Nuclear war was too horrible to contemplate and, therefore, was not perceived, as a credible danger. Of course, a nuclear war could start by accident or there could be some lunatic who could press the button. But there was danger to smaller countries of being used as pawns. Pakistan was getting its share of military and economic aid, but was paying the price of earning the enmity of the Soviet Union.

INDIA chose to announce that it was non-aligned, but the tilt was towards the Soviet Union. This did not help our Kashmir case in the United Nations. But it seemed that the immediate rewards of aid outweighed the long-term interests of Pakistan. The Americans insisted that they were giving us aid “without strings”. Considering that we had no idea where this aid was going, one certainly did not see the condition of the common people improving, I argued with my American friends that the aid should be with strings, that it should go into social programmes, that the aid should be like bridge-financing. The ultimate aim should be that we should become self-reliant. We were, instead, going into debt.
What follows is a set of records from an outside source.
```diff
@@ -975,6 +1083,7 @@
   constexpr size_t lds = (BM * BN + BM * 192) * sizeof(float);
   static_assert(BM * BN + BM * 192 >= BM * 196 + 8 * BN && BM * 196 + 8 * BN >= 2 * (BM * LDA_ROWMAJOR + BK * BN) + 2 * 16,
                 "MODE 4: the tail's operands cover its result tile, which covers the k-loop's stages");
+  static_assert(BM * BN + BM * 192 >= 2 * 128 * BN + 2 * 16 + 16 * 256, "MODE 4: ... and the wide front-end's two Bm chunks, records and turn areas");
   (void)hipFuncSetAttribute(reinterpret_cast<const void*>(gemm_f32_mfma_kernel<A_KMAJOR, true, BM, BN, 4, WN>),
                             hipFuncAttributeMaxDynamicSharedMemorySize, static_cast<int>(lds));
   hipLaunchKernelGGL((gemm_f32_mfma_kernel<A_KMAJOR, true, BM, BN, 4, WN>), dim3(nwg), dim3(BM * 2 * WN), lds, stream, g);
```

BUT the Cold War had its advantages and it could be enjoyed. When the Russians sent a cultural troupe to Karachi, some dancers from the Ukraine, it was only a matter of time when the Americans would match this and Duke Ellington and his orchestra duly arrived. This sort of ‘cultural’ rivalry brought a freshness to the social life of Karachi. Other countries, too, got into the act. Although these cultural events were meant to win the minds and hearts of the people, unfortunately, the same people were invited as went to the Embassy receptions. Thus one kept meeting the same people over and over again.

In the meantime, someone brought the news to us in the coffee-house that a most respected journalist had been thrown out of one of the best hotels for being improperly dressed. He was wearing kurta and pyjamas. We saw that as a clarion call to go to town on that hotel and we wrote indignant stories and the hotel management duly claimed that there had been some misunderstanding and people wearing kurta-pyjamas were welcome. A small victory for the free press and we felt good about it. But when I met the hotelier, I felt a little ashamed of myself. He explained to me that the dress code had been enforced by a party that was holding a reception. “I just got caught in the middle,” he moaned. I told him that life was unfair.